Scenario. Churchill and Truman quietly agree to dispose of Soviet Russia by starting World War II - part II, the nuclear sequel. The Soviet Union did not have a working nuke until 1949, but outnumbered the Allied forces 4:1 in men and 2:1 in tanks.
So the basic operation plan would have been : remain on a war footing. Put every possible resource into production of more fission bombs - I read they expected to be able to produce about 1-2 bombs a month for Operation Downfall. If there was a 6 month buildup period, theoretically the allies could have gotten their hands on a dozen or so fission bombs.
Would this have been enough? Basically, the battle plan would have been to use several of the fission bombs “strategically” - hit Moscow, 1946 or 1947, before the development of those cold war bomb shelters, when the Soviet government used a lot of paper pushers to organize that command economy, and they must have been in central locations, surrounded by mountains of paper used in war planning.
That’s what you have to destroy to win - destroy all that paper and the people who know how to push it, and Soviet logistics grind to a halt.
Was this feasible? Could a B-29 bombing run plausibly run the gauntlet of Soviet air defense and even have the range to reach Moscow and other major soviet areas where the military and logistic planning was done?

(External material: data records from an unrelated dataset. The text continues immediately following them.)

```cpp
template <int TC>
__device__ inline void pack_chunk(const dy_pack_item& it, float (&tile)[PACK_TILE][PACK_TILE * PACK_TAPS + 1], int co0, int ci0, int T,
                                  int t0, int tc_rt) {
  const int tc = TC ? TC : tc_rt;
  const int tid = threadIdx.x;
  const int run = PACK_TILE * tc;
  {
    const int r = tid >> 3, co = co0 + r;
    const bool row_ok = co < it.Cout;
    const float* src = it.w + ((long)co * it.Cin + ci0) * T + t0;
    for (int k = tid & 7; k < run; k += 8) {
      const int cl = k / tc, t = k - cl * tc;
      const int ci = ci0 + cl;
      float v = 0.f;
      if (row_ok && ci < it.Cin) v = src[(long)cl * T + t];
      tile[r][cl * PACK_TAPS + t] = v;
    }
  }
  __syncthreads();
  const int VE = it.dtype == DY_F32 ? 4 : 8, GP = PACK_TILE / VE;
  const int n_vec = PACK_TILE * GP * tc;
  for (int i = tid; i < n_vec; i += 256) {
    const int g = i % GP, q = i / GP;
    const int a = q / tc, t = q - a * tc;
    float v[8];
    long o;
    bool ok;
    if (!it.transposed) {
      const int co = co0 + a, ci = ci0 + g * VE;
#pragma unroll
      for (int e = 0; e < 8; ++e) v[e] = e < VE ? tile[a][(g * VE + e) * PACK_TAPS + t] : 0.f;
      ok = co < it.Cout_pad && ci < it.Cin_pad;
      o = ((long)co * T + t0 + t) * it.Cin_pad + ci;
    } else {
      const int ci = ci0 + a, co = co0 + g * VE;
#pragma unroll
      for (int e = 0; e < 8; ++e) v[e] = e < VE ? tile[g * VE + e][a * PACK_TAPS + t] : 0.f;
      ok = co < it.Cout_pad && ci < it.Cin_pad;
      o = ((long)ci * T + t0 + t) * it.Cout_pad + co;
    }
    if (!ok) continue;
    if (it.dtype == DY_F32) stvec<float>((float*)it.packed + o, v);
    else if (it.dtype == DY_F16) stvec<f16_t>((f16_t*)it.packed + o, v);
    else stvec<bf16_t>((bf16_t*)it.packed + o, v);
  }
  __syncthreads();
}

__global__ __launch_bounds__(256) void pack_multi_kernel(const dy_pack_item* __restrict__ items, int n_items) {
  __shared__ float tile[PACK_TILE][PACK_TILE * PACK_TAPS + 1];
  __shared__ long fb[1024];
  const long b = blockIdx.x;
  const bool cached = n_items <= 1024;
  if (cached) {
    for (int i = threadIdx.x; i < n_items; i += 256) fb[i] = items[i].first_block;
    __syncthreads();
  }
  int lo = 0, hi = n_items - 1;
  while (lo < hi) {
    const int mid = (lo + hi + 1) >> 1;
    if ((cached ? fb[mid] : items[mid].first_block) <= b) lo = mid; else hi = mid - 1;
  }
  const dy_pack_item it = items[lo];
  const int tiles_ci = (it.Cin_pad + PACK_TILE - 1) / PACK_TILE;
  const int tb = (int)(b - it.first_block);
  const int co0 = (tb / tiles_ci) * PACK_TILE, ci0 = (tb % tiles_ci) * PACK_TILE;
  const int T = it.KH * it.KW;
  if (T == 9) pack_chunk<9>(it, tile, co0, ci0, 9, 0, 9);
  else if (T == 1) pack_chunk<1>(it, tile, co0, ci0, 1, 0, 1);
  else
    for (int t0 = 0; t0 < T; t0 += PACK_TAPS) pack_chunk<0>(it, tile, co0, ci0, T, t0, T - t0 < PACK_TAPS ? T - t0 : PACK_TAPS);
}

template <typename T, int MODE>
int launch_conv(const dy_conv_desc* d, hipStream_t st, const dy_conv_desc* classes, int ncls) {
  ConvP p;
  dy_route::fill_parity_classes(p, classes, ncls);
  dy_route::fill_gather(p, d);
  constexpr int BM = 128;
  const int tiles_m = dy_cdiv(p.M, BM);
  auto blocks = [&](int bn) {
    p.tiles_n = dy_cdiv(d->Cd, bn);
    p.nblk = tiles_m * p.tiles_n;
    if (p.ncls > 1) p.nblk = dy_route::number_parity_blocks(p, BM, dy_route::CLS_SEQUENTIAL);
  };
  dy_note_kernel(d->Cd <= 32 ? "conv_igemm_kernel<BN=32>" : (d->Cd <= 64 ? "conv_igemm_kernel<BN=64>" : "conv_igemm_kernel<BN=128>"));
  if (d->Cd <= 32) {
    blocks(32);
    conv_igemm_kernel<T, BM, 32, 4, 1, MODE><<<p.nblk, NTHREADS, 0, st>>>(p);
  } else if (d->Cd <= 64) {
    blocks(64);
    conv_igemm_kernel<T, BM, 64, 2, 2, MODE><<<p.nblk, NTHREADS, 0, st>>>(p);
  } else {
    blocks(128);
    conv_igemm_kernel<T, BM, 128, 2, 2, MODE><<<p.nblk, NTHREADS, 0, st>>>(p);
  }
  DY_LAUNCH_CHECK();
  return 0;
}

bool thin_eligible(const dy_conv_desc* d, int mode, bool parity_class = false) {
  static const bool off = dy_env("DY_NO_CONV_THIN") != nullptr;
  static const bool all_shapes = getenv("DY_CONV_THIN_ALL") != nullptr;
  if (off || d->dtype != DY_BF16) return false;
// ... 319 lines not shown
```
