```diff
@@ -1823,15 +1844,30 @@
         {
             if (A.o.itref_corr_max > 0)
             {
-                const bool small_ = (nrm[0] < A.o.res_g_max || nrm[0] < 1e-3 * Q.res_max[0]) && (nrm[1] < A.o.res_b_max || nrm[1] < 1e-3 * Q.res_max[1])
-                                    && (nrm[2] < A.o.res_d_max || nrm[2] < 1e-3 * Q.res_max[2]) && (nrm[3] < A.o.res_m_max || nrm[3] < 1e-3 * Q.res_max[3]);
-                if (!small_ && act) { hand_back(q, info); act = false; }
-                if (stt && act && li == 0) { stt[16] = nrm[0]; stt[17] = nrm[1]; stt[18] = nrm[2]; stt[19] = nrm[3]; }
+                L.res0_g = Q.res_max[0];
+                L.fin_bdm_small = (nrm[1] < A.o.res_b_max || nrm[1] < 1e-3 * Q.res_max[1]) && (nrm[2] < A.o.res_d_max || nrm[2] < 1e-3 * Q.res_max[2])
+                                  && (nrm[3] < A.o.res_m_max || nrm[3] < 1e-3 * Q.res_max[3]);
+                if (stt && act && li == 0) { stt[17] = nrm[1]; stt[18] = nrm[2]; stt[19] = nrm[3]; }
             }
             if (stt && act && li == 0) { stt[4] = alpha; stt[5] = alpha; }
         }
         if (stt && act && li == 0) stt[15] = 0;
         Q.alpha = alpha;
+    }
+
+    FK_DEV void lin_check(int q, int kk, const LinNrm &L, cuipm_info *info, double *stat)
+    {
+        if (A.o.lq_fact == 1)
+        {
+            if (L.aff_g > 1e-5 || L.aff_bdm_large)
+                if (act) { hand_back(q, info); act = false; }
+        }
+        if (A.o.pred_corr == 1 && A.o.itref_corr_max > 0)
+        {
+            const bool small_ = (L.fin_g < A.o.res_g_max || L.fin_g < 1e-3 * L.res0_g) && L.fin_bdm_small;
+            if (!small_ && act) { hand_back(q, info); act = false; }
+            if (stat && kk < A.o.stat_max && act && li == 0) stat[CUIPM_STAT_M * (size_t) kk + 16] = L.fin_g;
+        }
     }
 
     FK_DEV void solve(int q, bool valid)
@@ -1843,13 +1879,15 @@
         QpState Q;
         Q.mu = Q.obj = Q.gap = 0.0; Q.alpha = 1.0; Q.res_m_tau = 0.0;
         Q.res_max[0] = Q.res_max[1] = Q.res_max[2] = Q.res_max[3] = 0.0;
+        LinNrm L;
         prologue(q, info, stat);
         for (int kk = 0;; kk++)
         {
-            { FK_PROF_T0(); res_pass(kk > 0, Q.alpha, Q); FK_PROF_ADD(0); }
+            { FK_PROF_T0(); res_pass(kk > 0, Q.alpha, Q, L); FK_PROF_ADD(0); }
+            if (kk > 0) lin_check(q, kk, L, info, stat);
             close_pass(kk, Q, info, stat);
             if (!fk_any(act)) break;
-            iteration(q, kk, Q, info, stat);
+            iteration(q, kk, Q, L, info, stat);
         }
     }
 
@@ -1932,8 +1970,9 @@
         QpState Q;
         Q.mu = Q.obj = Q.gap = 0.0; Q.alpha = 1.0; Q.res_m_tau = 0.0;
         Q.res_max[0] = Q.res_max[1] = Q.res_max[2] = Q.res_max[3] = 0.0;
+        LinNrm L;
         prologue(q, info, stat);
-        res_pass(0, 1.0, Q);
+        res_pass(0, 1.0, Q, L);
         close_pass(0, Q, info, stat);
         rr_publish(q, valid, 0, Q);
         fk_sync();
@@ -1993,11 +2032,13 @@
             cuipm_info *info = A.info + q;
             double *stat = A.stat ? A.stat + (size_t) q * SM * (A.o.stat_max + 1) : nullptr;
             QpState Q;
+            LinNrm L;
             int kk = rr_load(q, Q);
             fk_sync();
-            iteration(q, kk, Q, info, stat);
+            iteration(q, kk, Q, L, info, stat);
             kk++;
-            { FK_PROF_T0(); res_pass(1, Q.alpha, Q); FK_PROF_ADD(0); }
+            { FK_PROF_T0(); res_pass(1, Q.alpha, Q, L); FK_PROF_ADD(0); }
+            lin_check(q, kk, L, info, stat);
             close_pass(kk, Q, info, stat);
             rr_publish(q, have, kk, Q);
         }
@@ -2018,11 +2059,11 @@
 {
     const int nxe = (NX + 1) & ~1, nme = (NM + 2) & ~1;
     const int img = nve + nxe + 2 * nce;
-    const int v_res = 2 * img + 2 * nme + (nxe + nme + 2 * nce + 2 * ns2e) + 2 * nbe + nve + 2 * nxe;
+    const int v_res = 2 * img + 2 * nme + (nxe + nme + 2 * nce + 2 * ns2e) + 2 * nbe + nve + 2 * nxe + (nve + nxe + nce);
     const int dd8 = 72 - (2 * nce + 2 * nbe + 2 * ns2e) > 0 ? 72 - (2 * nce + 2 * nbe + 2 * ns2e) : 0;
     const int v_fact = img + 2 * nce + ns2e + 2 * nce + 2 * nbe + 2 * ns2e + dd8 + 2 * nme + nxe + nme + nxe;
     const int v_slv = img + 2 * nce + (2 * nme + nxe + ns2e) + nce + 2 * nce + (nce + ns2e) + 2 * nce + 2 * nbe + ns2e + 2 * nxe;
-    const int v_fwd = img + 2 * nce + (2 * nme + nxe + ns2e) + nve + nme + (nce + ns2e) + nve + nxe + nve + 2 * nxe + 2 * nce + ns2e + nbe;
+    const int v_fwd = img + 2 * nce + (2 * nme + nxe + ns2e) + nve + nme + (nce + ns2e) + nve + nxe + nve + 2 * nce + ns2e;
     const int v_init = nve + nce, v_mu = 16 * nce;
     int m = v_res;
     if (v_mu > m) m = v_mu;
diff --git a/acados_b200/csrc/cuipm_plan.h b/acados_b200/csrc/cuipm_plan.h
--- a/acados_b200/csrc/cuipm_plan.h
+++ b/acados_b200/csrc/cuipm_plan.h
@@ -128,6 +128,7 @@
         ok = ok && d.w_L == a.w_L + dw && d.w_Linv == a.w_Linv + dw && d.w_lrow == a.w_lrow + dw && d.w_Pb == a.w_Pb + dw && d.w_Zsi == a.w_Zsi + dw && d.w_Lxx == a.w_Lxx + dw
              && d.step.ux == a.step.ux + dw && d.step.pi == a.step.pi + dw && d.step.lam == a.step.lam + dw && d.step.t == a.step.t + dw
              && d.res.g == a.res.g + dw && d.res.b == a.res.b + dw && d.res.d == a.res.d + dw && d.res.m == a.res.m + dw && d.w_rmb == a.w_rmb + dw
+             && d.ires.g == a.ires.g + dw && d.ires.b == a.ires.b + dw && d.ires.d == a.ires.d + dw
              && d.itref.pi == a.itref.pi + dw && d.itref.lam == a.itref.lam + dw && d.itref.t == a.itref.t + dw;
         if (!ok) return false;
     }
```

For that matter, even if you kill their logistics, would 6 or so 15-25 kiloton devices be enough to stop the unfathomable armada of Soviet troops and tanks…
Anyways, it’s sort of an interesting hypothetical scenario. It would have been a bloodbath - if wartime production of fission bombs followed the same rough principles that American production of other materials followed, within a year or 2, there would have been dozens of devices completed every month. The Soviets would have spread out their divisions as much as possible to reduce their vulnerability. The radioactive ash clouds would have contaminated huge chunks of the battlefield, giving the survivors fatal doses of radiation on both sides.
The allied plan boils down to : put all your divisions on line, in defense redoubts and have mobile elements to deal with flanking maneuvers. Defend against the Soviet attack. Use “close nuke support” to kill the attacking soviet forces where they are concentrated. Nuke the rest of Russia, a few bombings a month, til they surrender.
I’m not sure what the Soviets could have done. Even if they managed to push through the Allied divisions and occupy Europe, if America can send a continual stream of B-29s loaded with nukes to hit targets at will, and it can block the Soviets from reaching the bases in England and Alaska these bombers are launching from with the U.S. Navy, which had an unbeatable advantage over the Soviet forces then and now, then…
It is the logical thing to do if you have a fission bomb, know you have one massive enemy remaining, and know that if you wait, that enemy will also obtain them. I wonder if the operation would have been approved if you could somehow give American planners in 1945 knowledge of the future.